#### Assignment
What lines in the data hold the string "order"? Show them.

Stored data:
========================================================================
# Syclus123/xDeepFM-pytorch

Measured on AMD Instinct MI355X. Metric: examples/sec (xDeepFM train step, Criteo-shape synthetic, bs=4096 per GPU), higher is better.
Workload: dtype f32

## Files before the change

include/xdfm.h:

```cpp
#ifndef XDFM_H
#define XDFM_H

#include <stddef.h>
#include <stdint.h>

#ifdef __cplusplus
extern "C" {
#endif

#define XDFM_ABI_VERSION 8

enum {
    XDFM_OK = 0,
    XDFM_ERR_INVALID = 1,
    XDFM_ERR_LAUNCH = 2,
    XDFM_ERR_NO_DEVICE = 3
};

enum { XDFM_ACT_LINEAR = 0, XDFM_ACT_RELU = 1, XDFM_ACT_SIGMOID = 2 };

int xdfm_abi_version(void);
const char* xdfm_last_error(void);
int xdfm_device_count(void);
int xdfm_set_option(const char* key, int value);
// ... 62 lines not shown
int xdfm_cin_fwd_pack(const float* W, int H, int Hp, int m, float* Wf, void* stream);
int xdfm_cin_level_fwd(const float* xp, const float* x0, const float* Wf, const float* bias,
                       int H, int Hp, int m, long N, int act, float* out, void* stream);

int xdfm_cin_level_fwd_ex_supported(int H, int Hp, int m, int D);
int xdfm_cin_level_fwd_ex(const float* xp, const float* x0, const float* Wf, const float* bias, int H, int Hp, int m, long N,
                          int act, float* out, int keep_rows, float* res, long ldres, int res_off, int dir0, int D,
                          unsigned* mask, long mask_ld, void* stream);

int xdfm_cin_direct_sum(const float* A, int row0, int rows, int B, int D,
                        float* res, long ldres, int off, void* stream);

int xdfm_cin_dout(const float* A, int H, int B, int D, int act,
                  const float* dHid, int hid0, int hid_rows,
                  const float* dDir, int dir_mode, long lddir, int dir_off, int dir0, int dir_rows,
                  float* dOut, float* dbias, void* stream);
size_t xdfm_cin_dout_ws_elems(int H, int B, int D);
int xdfm_cin_dout_det(const float* A, int H, int B, int D, int act,
                  const float* dHid, int hid0, int hid_rows,
                  const float* dDir, int dir_mode, long lddir, int dir_off, int dir0, int dir_rows,
                  float* dOut, float* dbias, float* ws, void* stream);

size_t xdfm_cin_bwd_pack_elems(int H, int Hp, int m);
int xdfm_cin_bwd_pack(const float* W, int H, int Hp, int m, float* Wz, void* stream);
int xdfm_cin_level_bwd_x(const float* dOut, const float* xp, const float* x0, const float* Wz,
                         int H, int Hp, int m, long N, float* dxp, float* dx0, void* stream);
enum { XDFM_BWX_SET_DXP = 1, XDFM_BWX_SET_DX0 = 2 };
int xdfm_cin_level_bwd_x_ex(const float* dOut, const float* xp, const float* x0, const float* Wz, int H, int Hp,
                            int m, long N, float* dxp, float* dx0, int flags, void* stream);

int xdfm_cin_bwd_x_is_folded(int H, int Hp, int m, int xp_is_x0);

size_t xdfm_cin_bwd_w_ws_elems(int H, int Hp, int m, long N);
int xdfm_cin_level_bwd_w(const float* dOut, const float* xp, const float* x0,
                         int H, int Hp, int m, long N, float* ws, float* dW, void* stream);

size_t xdfm_cin_bwd_prep_ws_elems(int H, int Hp, int m, int B, int D);
int xdfm_cin_bwd_nodout_supported(int H, int Hp, int m, int B, int D);
int xdfm_cin_level_bwd_x_src(const unsigned* mask, long mask_ld, const float* dHid, int hid_rows, const float* dDir, int dir_mode,
                             long lddir, int dir_off, int dir0, int dir_rows, int D, int h0, const float* xp, const float* x0,
                             const float* Wz, int H, int Hp, int m, long N, float* dxp, float* dx0, int flags, void* stream);
int xdfm_cin_bwd_prep(const float* A, const unsigned* mask, long mask_ld, int H, int B, int D, int act, const float* dHid,
                      int hid0, int hid_rows, const float* dDir, int dir_mode, long lddir, int dir_off, int dir0, int dir_rows,
                      float* dOut, float* dbias, float* dout_ws, const float* xp, const float* x0, int Hp, int m, float* bww_ws,
                      int* prepared, void* stream);
int xdfm_cin_level_bwd_w_prepared(const float* dOut, const float* xp, const float* x0, int H, int Hp, int m, long N,
                                  float* ws, float* dW, void* stream);

size_t xdfm_cin_attn_theta_elems(int D, int n_layers, int use_ln);
int xdfm_cin_attn_pool_fwd(const float* fm, int B, int S, int D, int nh, int n_layers, int use_ln, int use_res,
                           const float* theta, float* out, float* tok_save, float* o_save, float* ml_save,
                           float p_drop, const unsigned long long* drop_seed, void* stream);
int xdfm_cin_attn_pool_bwd(const float* fm, int B, int S, int D, int nh, int n_layers, int use_ln, int use_res,
                           const float* theta, const float* tok_save, const float* o_save, const float* ml_save,
                           const float* dout, float* dfm, float* dtheta, float p_drop,
                           const unsigned long long* drop_seed, void* stream);
size_t xdfm_cin_attn_pool_bwd_ws_elems(int B, int D, int n_layers, int use_ln);
int xdfm_cin_attn_pool_bwd_det(const float* fm, int B, int S, int D, int nh, int n_layers, int use_ln, int use_res,
                               const float* theta, const float* tok_save, const float* o_save, const float* ml_save,
                               const float* dout, float* dfm, float* dtheta, float* ws, float p_drop,
                               const unsigned long long* drop_seed, void* stream);
int xdfm_cin_attn_dropout_mask(int B, int S, int nh, int n_layers, float p_drop, const unsigned long long* drop_seed,
                               unsigned char* keep, void* stream);

int xdfm_l2_reg_fwd(const float* const* ptrs, const long* numel, const float* coeff, int T,
                    float* partials, float* out, void* stream);
int xdfm_l2_reg_bwd(const float* const* ptrs, const long* numel, const float* coeff, int T,
                    const float* gscale, float* gflat, const long* goff, int accumulate, void* stream);

typedef struct {
    const float* W;
    int H, Hp, m;
    float* fwd_pack;
    float* bwd_pack;
} xdfm_cin_pack_job;
int xdfm_cin_pack_all_supported(int H, int Hp, int m);
int xdfm_cin_pack_all(const xdfm_cin_pack_job* jobs, int L, void* stream);

size_t xdfm_colsum_ws_elems(int cols);
int xdfm_colsum(const float* g, long rows, int cols, long ld, float* ws, float* out, void* stream);
int xdfm_relu_bwd_colsum(const float* g, const float* y, long rows, int cols, long ldg, long ldy, float* ws, float* gz,
                         float* out, void* stream);

enum { XDFM_LINK_SIGMOID = 0, XDFM_LINK_IDENTITY = 1 };
enum { XDFM_LOSS_BCE = 0, XDFM_LOSS_MSE = 1, XDFM_LOSS_MAE = 2 };
size_t xdfm_head_ws_elems(int Ku, int Kv);
int xdfm_head_fwd(const float* lin, const float* u, const float* wu, int Ku, const float* v, const float* wv, int Kv,
                  const float* bias, const float* y, int B, float* pred, float* loss, float* ws, void* stream);
int xdfm_head_bwd(const float* pred, const float* y, const float* gloss, const float* u, const float* wu, int Ku,
                  const float* v, const float* wv, int Kv, int B, float* dlin, float* du, float* dv, float* grads,
                  float* ws, void* stream);
int xdfm_head_fwd_ex(const float* lin, const float* u, const float* wu, int Ku, const float* v, const float* wv, int Kv,
                     const float* bias, const float* y, int B, float* pred, float* loss_out, float* ws, int link, int loss,
                     void* stream);
int xdfm_head_bwd_ex(const float* pred, const float* y, const float* gloss, const float* u, const float* wu, int Ku,
                     const float* v, const float* wv, int Kv, int B, float* dlin, float* du, float* dv, float* grads,
                     float* ws, int link, int loss, void* stream);

typedef struct {
    float* param;
    float* grad;
    float* exp_avg;
    float* exp_avg_sq;
    const float* step;
    long numel;
    float l2;
    unsigned char* grad_marks;
    int flags;
    unsigned char* last;
} xdfm_adam_tensor;
enum { XDFM_ADAM_LAZY = 1, XDFM_ADAM_DEFERRED = 2 };
size_t xdfm_adam_step_ws_elems(int T);
int xdfm_adam_step(const xdfm_adam_tensor* tensors, int T, double lr, double beta1, double beta2, double eps,
                   float* l2_ws, float* l2_value, void* stream);
int xdfm_adam_step_lr(const xdfm_adam_tensor* tensors, int T, double lr, const double* lr_dev, double beta1, double beta2,
                      double eps, float* l2_ws, float* l2_value, void* stream);

typedef struct {
    float* param;
    float* grad;
    float* state;
    long numel;
    float l2;
    unsigned char* grad_marks;
} xdfm_opt_tensor;
size_t xdfm_opt_step_ws_elems(int T);
int xdfm_sgd_step(const xdfm_opt_tensor* tensors, int T, double lr, const double* lr_dev, float* l2_ws, float* l2_value,
                  void* stream);
int xdfm_adagrad_step(const xdfm_opt_tensor* tensors, int T, double lr, const double* lr_dev, double eps, float* l2_ws,
                      float* l2_value, void* stream);
int xdfm_rmsprop_step(const xdfm_opt_tensor* tensors, int T, double lr, const double* lr_dev, double alpha, double eps,
                      float* l2_ws, float* l2_value, void* stream);
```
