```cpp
int ptc_sort_keys_ex(const int64_t* keys, int64_t n, int k, int begin_bit, int end_bit, int64_t* order, int64_t* inverse,
                     int64_t* sorted_keys, void* workspace, size_t workspace_bytes, ptc_stream_t stream) {
  PTC_REQUIRE(n >= 0 && k >= 1, PTC_EINVAL, "ptc_sort_keys: bad n=%lld k=%d", (long long)n, k);
  PTC_REQUIRE(begin_bit >= 0 && end_bit <= 64 && begin_bit <= end_bit, PTC_EINVAL,
              "ptc_sort_keys: bad bit range [%d,%d)", begin_bit, end_bit);
  PTC_REQUIRE(n < (1ll << 32), PTC_EUNSUPPORTED, "ptc_sort_keys: n >= 2^32");
  if (n == 0) return PTC_OK;
  PTC_REQUIRE(keys && order && workspace, PTC_EINVAL, "ptc_sort_keys: null buffer");
  const RsLayout L = rs_layout(n, k);
  PTC_REQUIRE(workspace_bytes >= L.total, PTC_EWORKSPACE, "ptc_sort_keys: workspace %zu < %zu", workspace_bytes, L.total);
  hipStream_t s = (hipStream_t)stream;
  char* ws = (char*)workspace;
  uint64_t* kbuf[2] = {(uint64_t*)(ws + L.keysA), (uint64_t*)(ws + L.keysB)};
  uint32_t* ibuf[2] = {(uint32_t*)(ws + L.idxA), (uint32_t*)(ws + L.idxB)};
  int32_t* hist = (int32_t*)(ws + L.hist);
  int64_t* offs = (int64_t*)(ws + L.offs);
  void* scan_ws = ws + L.scan;
  const int nb = rs_num_blocks(n);
  const int64_t nh = (int64_t)k * RS_RADIX * nb;

  const uint64_t* cur_k = (const uint64_t*)keys;
  const uint32_t* cur_i = nullptr;
  int out = 0;
  bool first = true;
  int idx_bits = 1;
  while (((int64_t)1 << idx_bits) < n) ++idx_bits;
  const bool pack = RS_PACK && (end_bit - begin_bit) > 0 && end_bit + idx_bits <= 64;
  const uint64_t key_mask = end_bit >= 64 ? ~0ull : (((uint64_t)1 << end_bit) - 1);
  for (int shift = begin_bit; shift < end_bit; shift += 8) {
    const int bits = (end_bit - shift) < 8 ? (end_bit - shift) : 8;
    const uint32_t mask = (1u << bits) - 1u;
    const int hshift = shift + ((pack && !first) ? idx_bits : 0);
    hipLaunchKernelGGL(rs_histogram_kernel, dim3(nb, k), dim3(RS_THREADS), 0, s, cur_k, n, hshift, mask, nb, hist);
    PTC_CHECK_LAUNCH("rs_histogram_kernel");
    int rc = exclusive_scan_i32(hist, nh, offs, scan_ws, s);
    if (rc != PTC_OK) return rc;
#define RS_SCATTER(F, P)                                                                                                                          \
    hipLaunchKernelGGL((rs_scatter_kernel<F, P>), dim3(nb, k), dim3(RS_THREADS), 0, s, cur_k, cur_i, n, (P && !F) ? shift + idx_bits : shift, mask, nb, \
                       offs, kbuf[out], ibuf[out], idx_bits, key_mask)
    if (pack) { if (first) RS_SCATTER(true, true); else RS_SCATTER(false, true); }
    else { if (first) RS_SCATTER(true, false); else RS_SCATTER(false, false); }
#undef RS_SCATTER
    PTC_CHECK_LAUNCH("rs_scatter_kernel");
    cur_k = kbuf[out];
    cur_i = ibuf[out];
    out ^= 1;
    first = false;
  }
  {
    const int64_t total = n * k;
    int64_t grid = ptc_cdiv(total, 256);
    if (grid > 4096) grid = 4096;
    const bool packed_out = pack && !first;
    hipLaunchKernelGGL(rs_finalize_kernel, dim3((unsigned)grid), dim3(256), 0, s, packed_out ? nullptr : cur_i, packed_out ? cur_k : nullptr,
                       (((uint64_t)1 << idx_bits) - 1), idx_bits, n, k, order, inverse, cur_k, sorted_keys);
    PTC_CHECK_LAUNCH("rs_finalize_kernel");
  }
  return PTC_OK;
}
```

Before: 229.7 scenes/s.

## Compact Lovasz sort to live entries and use single flat device-sized radix sort

Adds a flat Lovasz-softmax path. For each class it computes a cutoff, the minimum error among that class's foreground points. Only entries at or above that cutoff (plus foreground entries) are compacted into packed 64-bit words (class | error | fg | index), which are then sorted with a radix sort whose length comes from a device-side count. This replaces the full n*c per-class key sort, since entries below the cutoff contribute no Lovasz gradient, and it cuts the sort from many per-class rows to one packed pass over the live subset. The cost is extra passes over the logits (cut, live count, compaction), added small scans and launches, and correctness that depends on the cutoff argument and on the bit packing fitting in 64 bits.

```diff
diff --git a/pointcept_amd/csrc/lovasz.hip b/pointcept_amd/csrc/lovasz.hip
--- a/pointcept_amd/csrc/lovasz.hip
+++ b/pointcept_amd/csrc/lovasz.hip
@@ -215,6 +215,337 @@
   __syncthreads();
   const int64_t rows = (n - row0) < LV_THREADS ? (n - row0) : LV_THREADS;
   lr_copy_out<float>(smem, dlogits + row0 * c, (int)rows * c, a16 != 0);
+}
+
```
========================================================================
#### Reply
int ptc_sort_keys_ex(const int64_t* keys, int64_t n, int k, int begin_bit, int end_bit, int64_t* order, int64_t* inverse,
  PTC_REQUIRE(keys && order && workspace, PTC_EINVAL, "ptc_sort_keys: null buffer");
                       (((uint64_t)1 << idx_bits) - 1), idx_bits, n, k, order, inverse, cur_k, sorted_keys);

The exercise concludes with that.